Son fils Jean-Baptiste roué de coups en 2023

Lui-même a déménagé au Touquet, dans le Pas-de-Calais, une décision que «Brigitte a compris plus rapidement qu’Emmanuel». La première dame «a fait ce qu’il fallait pour nous protéger. Même si cela reste une privation de liberté terrible dont l’on souffre encore à l’heure actuelle», assure le chef d’entreprise, qui a égrené quelques souvenirs de cette tante qui, jadis «l’accompagnait en boîte de nuit» et «dansait le rock» en «minijupe».

En 2018, un tournant s’opère avec le mouvement des Gilets Jaunes : les boutiques Trogneux sont vandalisées, Jean-Alexandre et son fils Jean-Baptiste reçoivent des courriers menaçants, et même des excréments dans leur boîte aux lettres. «Personne n’a compris qu’il n’y avait aucun intérêt financier entre mon fils et moi et la famille Macron, quand bien même Brigitte s’appelle Trogneux». La chocolaterie perd des commandes d’entreprises, parce que des syndicalistes «ne voulaient pas faire plaisir au président».

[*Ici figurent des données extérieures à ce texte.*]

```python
def chop_domain(n_cell: Sequence[int], max_grid_size: Sequence[int]) -> List[Tuple[List[int], List[int]]]:
    nb = [(n_cell[d] + max_grid_size[d] - 1) // max_grid_size[d] for d in range(3)]
    boxes = []
    for kb in range(nb[2]):
        for jb in range(nb[1]):
            for ib in range(nb[0]):
                lo, hi = [], []
# ... 98 lines not shown
        self.peers = []
        for k in range(L.qk_ghost_plan_num_peers(h)):
            r, ns, nr = C.c_int(), C.c_int64(), C.c_int64()
            ctx.check(L.qk_ghost_plan_peer(h, k, C.byref(r), C.byref(ns), C.byref(nr)), "qk_ghost_plan_peer")
            self.peers.append((k, r.value, torch.empty(ns.value, dtype=dtype, device=ctx.device), torch.empty(nr.value, dtype=dtype, device=ctx.device)))

    def fill(self, state: MultiFab, between=None, before_physbc=None):
        ctx = self.lev.ctx
        L = ctx.L
        s = ctx.stream()
        def pack(k, sbuf):
            ctx.check(L.qk_FillBoundary_pack(self.h, s, k, state.ptr, C.c_void_p(sbuf.data_ptr())), "FillBoundary_pack")

        def local():
            ctx.check(L.qk_FillBoundary_local(self.h, s, state.ptr), "FillBoundary_local")

        def unpack(k, rbuf):
            ctx.check(L.qk_FillBoundary_unpack(self.h, s, k, state.ptr, C.c_void_p(rbuf.data_ptr())), "FillBoundary_unpack")

        def physbc(which):
            ctx.check(L.qk_FillPhysicalBoundary_subset(self.h, s, state.ptr, self.bcs, self.dirichlet, which), "FillPhysicalBoundary")

        self.fill_with(pack, local, unpack, physbc, between, before_physbc)

    def fill_with(self, pack, local, unpack, physbc, between=None, before_physbc=None):
        pending = None
        if self.peers:
            from . import comm
            for k, r, sbuf, rbuf in self.peers:
                pack(k, sbuf)
            pending = comm.exchange([(r, sbuf, rbuf) for k, r, sbuf, rbuf in self.peers])
        local()
        bc = not self.geom.is_all_periodic()
        if between is not None:
            if bc:
                physbc(capi.BOXES_LOCAL_ONLY)
            between()
        if pending is not None:
            if self.exposed_events is not None:
                e0, e1 = torch.cuda.Event(enable_timing=True), torch.cuda.Event(enable_timing=True)
                e0.record()
                pending.wait()
                e1.record()
                self.exposed_events.append((e0, e1))
            else:
                pending.wait()
# ... 84 lines not shown
        self.min_overlap_cells = 8 * 128 ** 3
        self.use_fused = use_fused and traits.nscalars <= 3 and traits.nmscalars == 0
        lev = self.lev
        self.state_old_cc_ = MultiFab(lev, self.ncomp_cc, NGHOST_CC, fill=0.0)
        self.state_new_cc_ = MultiFab(lev, self.ncomp_cc, NGHOST_CC, fill=0.0)
        self.state_old_tmp = MultiFab(lev, self.ncomp_cc, NGHOST_CC, fill=0.0)
        self.state_inter_cc_ = MultiFab(lev, self.ncomp_cc, NGHOST_CC, fill=0.0)
        self.tNew_ = 0.0
        self.dt_ = 1.0e100
        self.istep = 0
        self.cellUpdates_ = 0
        self.counters = {"fofc1_stages": 0, "fofc2_stages": 0, "retries": 0}
        self.strang_sources = []
        self.ghost = GhostExchange(lev, geom, self.ncomp_cc, NGHOST_CC, self.all_boxes, self.owner, rank, bcs, dirichlet)
        self.flag_ghost = None
        nd = geom.ndim
        self.halfFlux = [MultiFab(lev, self.hydro.nvar_, 0, facedir=d) for d in range(nd)]
        self.halfVel = [MultiFab(lev, 1, 0, facedir=d) for d in range(nd)]
        self.redoFlag = MultiFab(lev, 1, 1, dtype=torch.int32, fill=0)
        self._dev_words = torch.zeros(8, dtype=torch.int64, device=ctx.device)
        self.speculate_stage2 = True
        self.prim_handoff = os.environ.get("QK_PRIM_HANDOFF", "1") == "1"
        self._prim_now = False
        self._has_dirichlet = dirichlet is not None
        self.dev_counters = self._dev_words[2:3]
        self.dev_error = self._dev_words[3:4].view(torch.int32)[0:1]
        self._err_latched = False
        self._unfused_ran = False
        self.dev_max = torch.zeros(1, dtype=torch.float64, device=ctx.device)
        self.dev_signal = self._dev_words[0:2].view(torch.float64)
        self._dev_fix = torch.zeros(8, dtype=torch.int64, device=ctx.device)
        self._fix_far_words = False
        self._fix_words_pending = False
        self._signal_of_state_new = None
        self.scratch = None
        if self.use_fused:
            nbytes = ctx.L.qk_hydro_stage_scratch_bytes(lev.h, C.byref(traits))
            assert nbytes > 0 or not self.my_boxes
            self.scratch = torch.empty(max(nbytes // 8, 1), dtype=torch.float64, device=ctx.device)
        self._unfused_tmp = None

    def CountCells(self) -> int:
        return sum(int(np.prod([hi[d] - lo[d] + 1 for d in range(3)])) for lo, hi in self.all_boxes)

    def fillBoundaryConditions(self, state: MultiFab):
        self.ghost.fill(state)
# ... 243 lines not shown
    def rhs1(self):
        if getattr(self, "_rhs1", None) is None:
            self._rhs1 = MultiFab(self.lev, self.hydro.nvar_ + 1, 0, fill=0.0)
        return self._rhs1

    def _prim_handoff_applies(self) -> bool:
        return type(self) is HydroSimulation and self._prim_handoff_state_ok()

    def _prim_handoff_state_ok(self) -> bool:
        t = self.traits
        return (self.prim_handoff and not self._has_dirichlet and self.ncomp_cc == self.hydro.nvar_
                and t.reconstruct_eint == 0 and t.cs_isothermal != t.cs_isothermal and t.eos_temperature_model == 0 and t.gamma != 1.0)

    def _is_final(self, stage: int) -> bool:
        return (stage == 2) or (self.integratorOrder_ == 1)

    def _fused_begin(self, stage: int, slot: int = 0, both: bool = False):
        if self._unfused_ran and not self._err_latched:
            self._err_latched = int(self.dev_error.item()) != 0
        c = self.ctx
        c.check(c.L.qk_clear_bytes(c.h, c.stream(), C.c_void_p(self._dev_words.data_ptr() + (0 if both else 32 * slot)), 64 if both else 32), "qk_clear_bytes")

    def _fused_launch(self, stage: int, U_in, U_old, U_out, dt, group=None, fofc: bool = False, slot: int = 0, scratch=None):
        lev, idx = (self.lev, None) if group is None else group
        tab = (lambda mf: mf.ptr) if idx is None else (lambda mf: mf.subset_ptr(idx))
        a = capi.StageArgs()
        a.U_in, a.U_old, a.U_out = tab(U_in), tab(U_old), tab(U_out)
        nd = self.geom.ndim
        for d in range(3):
            a.halfFlux[d] = tab(self.halfFlux[d]) if d < nd else None
            a.halfVel[d] = tab(self.halfVel[d]) if d < nd else None
            a.dx[d] = self.geom.dx[d] if d < nd else 1.0
        a.redoFlag = tab(self.redoFlag)
        w = self._dev_words.data_ptr() + 32 * slot
        a.d_redo_count = C.c_void_p(w + 16)
        a.d_error_flag = C.c_void_p(w + 24)
        if self._is_final(stage):
            a.d_max_signal = C.c_void_p(w)
        sc = self.scratch if scratch is None else scratch
        a.scratch = C.c_void_p(sc.data_ptr())
        a.scratch_bytes = sc.numel() * 8
        a.dt, a.stage, a.reconstruction_order = dt, stage, self.reconstructionOrder_
        a.densityFloor, a.tempFloor, a.use_dual_energy, a.K_visc = self.densityFloor_, self.tempFloor_, self.useDualEnergy_, float(self.artificialViscosityK_)
        mask = getattr(self, "flux_mask", None)
        if self._carry_active():
            a.rk2_carry_rhs = 1
            a.rhs1 = tab(self.rhs1())
            if mask is not None:
                a.flux_mask = tab(mask)
        else:
            a.store_flux_rk2 = int(self._needs_flux_rk2())
        if a.store_flux_rk2 or a.flux_mask:
            for d in range(nd):
                a.fluxRk2[d] = tab(self.fluxRk2()[d])
        if stage == 2 and self._tracers_on_fused():
            a.store_vel_rk2 = 1
            for d in range(nd):
                a.velRk2[d] = tab(self.velRk2()[d])
        a.fofc_pass = int(fofc)
        if self._prim_now and not fofc:
            a.prim_out, a.prim_in = int(stage == 1), int(stage == 2)
        c = self.ctx
        c.check(c.L.qk_hydro_stage_fused(lev.h, c.stream(), C.byref(self.traits), C.byref(a)), "qk_hydro_stage_fused")

    def _read_words(self):
        if self.nranks > 1:
            import torch.distributed as dist
            from . import comm
            w = self._dev_words.view(2, 4)
            v = torch.cat([w[:, 0:2].reshape(-1).view(torch.float64).view(2, 2), w[:, 2:3].to(torch.float64),
                           (w[:, 3:4] & 0xFFFFFFFF).to(torch.float64)], dim=1).reshape(-1)
            comm.all_reduce(v, dist.ReduceOp.MAX)
            vals = v.tolist()
            return [vals[0:4], vals[4:8]]
        hw = self.__dict__.get("_host_words")
        if hw is None:
            hw = self.__dict__["_host_words"] = torch.zeros(8, dtype=torch.int64).pin_memory()
            self.__dict__["_host_words_np"] = hw.numpy()
        hw.copy_(self._dev_words, non_blocking=True)
        torch.cuda.current_stream(self.ctx.device).synchronize()
        a = self.__dict__["_host_words_np"]
        f = a.view(np.float64)
        return [[float(f[4 * s]), float(f[4 * s + 1]), float(a[4 * s + 2]), float(int(a[4 * s + 3]) & 0xFFFFFFFF)] for s in (0, 1)]

    def _fused_end(self, stage: int, slot: int = 0, vals=None) -> int:
        final = self._is_final(stage)
        vals = (self._read_words() if vals is None else vals)[slot]
        self._err_latched = self._err_latched or vals[3] != 0.0
        nbad = int(vals[2])
        if final and nbad == 0:
            self._signal_of_state_new = (vals[0], vals[1])
        return nbad

    def overlap_groups(self):
        late = self.ghost.remote_boxes()
        key = tuple(late)
        if getattr(self, "_groups_key", None) != key:
            early = [b for b in range(self.lev.nboxes) if b not in set(late)]
            self._groups = None
            cells = lambda idx: sum(int(np.prod([self.my_boxes[b][1][d] - self.my_boxes[b][0][d] + 1 for d in range(3)])) for b in idx)
            if early and late and min(cells(early), cells(late)) >= self.min_overlap_cells:
                mk = lambda idx: (Level(self.ctx, self.geom.ndim, [self.my_boxes[b] for b in idx]), idx)
                self._groups = (mk(early), mk(late))
            self._groups_key = key
# ... 96 lines not shown
        for src in self.strang_sources:
            ok = src(state, time, dt) and ok
        return ok

    def advanceHydroAtLevel(self, state_old_tmp: MultiFab, dt_lev: float, time: Optional[float] = None) -> bool:
        time = (self.tNew_ - self.dt_) if time is None else time
        if self.strang_sources and not self._strang_sources(state_old_tmp, time, 0.5 * dt_lev):
            return False
        self._signal_of_state_new = None
        self._err_latched, self._unfused_ran = False, False
        with_tracers = bool(self.do_tracers) and self.tracers is not None
        if with_tracers:
            self._check_tracers()
        fused = self.use_fused and (not with_tracers or self._tracers_on_fused())
        self._avg_face_vel = None
        pair_done = False
        self._prim_now = False
        if getattr(self, "_prim_backoff", 0) > 0:
            self._prim_backoff -= 1
        elif fused and self.integratorOrder_ == 2 and self.speculate_stage2 and self._prim_handoff_applies():
            inter, new = self.state_inter_cc_, self.state_new_cc_
            self._prim_now = True
            try:
                self._fused_begin(1, both=True)
                self._launch_stage(1, state_old_tmp, state_old_tmp, inter, dt_lev, slot=0)
                self._launch_stage(2, inter, state_old_tmp, new, dt_lev, slot=1)
            finally:
                self._prim_now = False
            vals = self._read_words()
            latched = self._err_latched
            if self._fused_end(1, 0, vals) == 0 and self._fused_end(2, 1, vals) == 0:
                self._stage1_left_F1 = not self._carry_active()
                self._fused_stage_stood(2)
                pair_done = True
                self._prim_backoff_len = 0
            else:
                self._prim_backoff_len = min(64, max(4, 2 * getattr(self, "_prim_backoff_len", 0)))
                self._prim_backoff = self._prim_backoff_len
                self._err_latched = latched
                self._signal_of_state_new = None
                self.counters["prim_handoff_dropped"] = self.counters.get("prim_handoff_dropped", 0) + 1
        if pair_done:
            pass
        elif fused and self.integratorOrder_ == 2 and self.speculate_stage2:
            inter, new = self.state_inter_cc_, self.state_new_cc_
            self._fused_begin(1, both=True)
            self._launch_stage(1, state_old_tmp, state_old_tmp, inter, dt_lev, slot=0)
            self._launch_stage(2, inter, state_old_tmp, new, dt_lev, slot=1)
            vals = self._read_words()
            if self._fused_end(1, 0, vals) == 0:
                self._stage1_left_F1 = not self._carry_active()
                if not self._finish_stage(2, inter, state_old_tmp, new, dt_lev, self._fused_end(2, 1, vals)):
                    return False
                pair_done = True
            else:
                self._err_latched = False
        if pair_done:
            pass
        elif not self._fill_and_stage(1, state_old_tmp, state_old_tmp, self.state_inter_cc_, dt_lev, fused):
            return False
        elif self.integratorOrder_ == 2:
            if not self._fill_and_stage(2, self.state_inter_cc_, state_old_tmp, self.state_new_cc_, dt_lev, fused):
                return False
        else:
            for b in range(self.lev.nboxes):
                self.state_new_cc_.valid(b)[0:6].copy_(self.state_inter_cc_.valid(b)[0:6])
        if self._err_latched or (self._unfused_ran and int(self.dev_error.item()) != 0):
            raise capi.QkError("density is negative in SyncDualEnergy! abort!! (reference src/hydro/hydro_system.hpp:834-836)")
        if with_tracers:
            if self._avg_face_vel is None:
                raise capi.QkError("do_tracers: no stage 2 of this advance left avgFaceVel behind")
            self.tracers.advect(self._avg_face_vel, dt_lev)
        if self.strang_sources:
            ok = self._strang_sources(self.state_new_cc_, time + dt_lev, 0.5 * dt_lev)
# ... 297 lines not shown
```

Le point d’orgue de l’animosité envers la famille Trogneux est l’agression de Jean-Baptiste le 15 mai 2023, près de sa chocolaterie. L’actuel dirigeant de l’entreprise familiale est roué de coups par cinq individus. «Il a été sauvé par un voisin très courageux. Et, là, j’ai vu rouge», se souvient son père. «C’était pour casser du Macron! Ce moment-là, j’en ai terriblement souffert, parce qu’on ne peut pas imaginer qu’on s’en prenne au sang de son sang simplement parce qu’on porte le même nom.» Nom qui quittera les salons de l’Élysée au soir du second tour de l’élection présidentielle de 2027.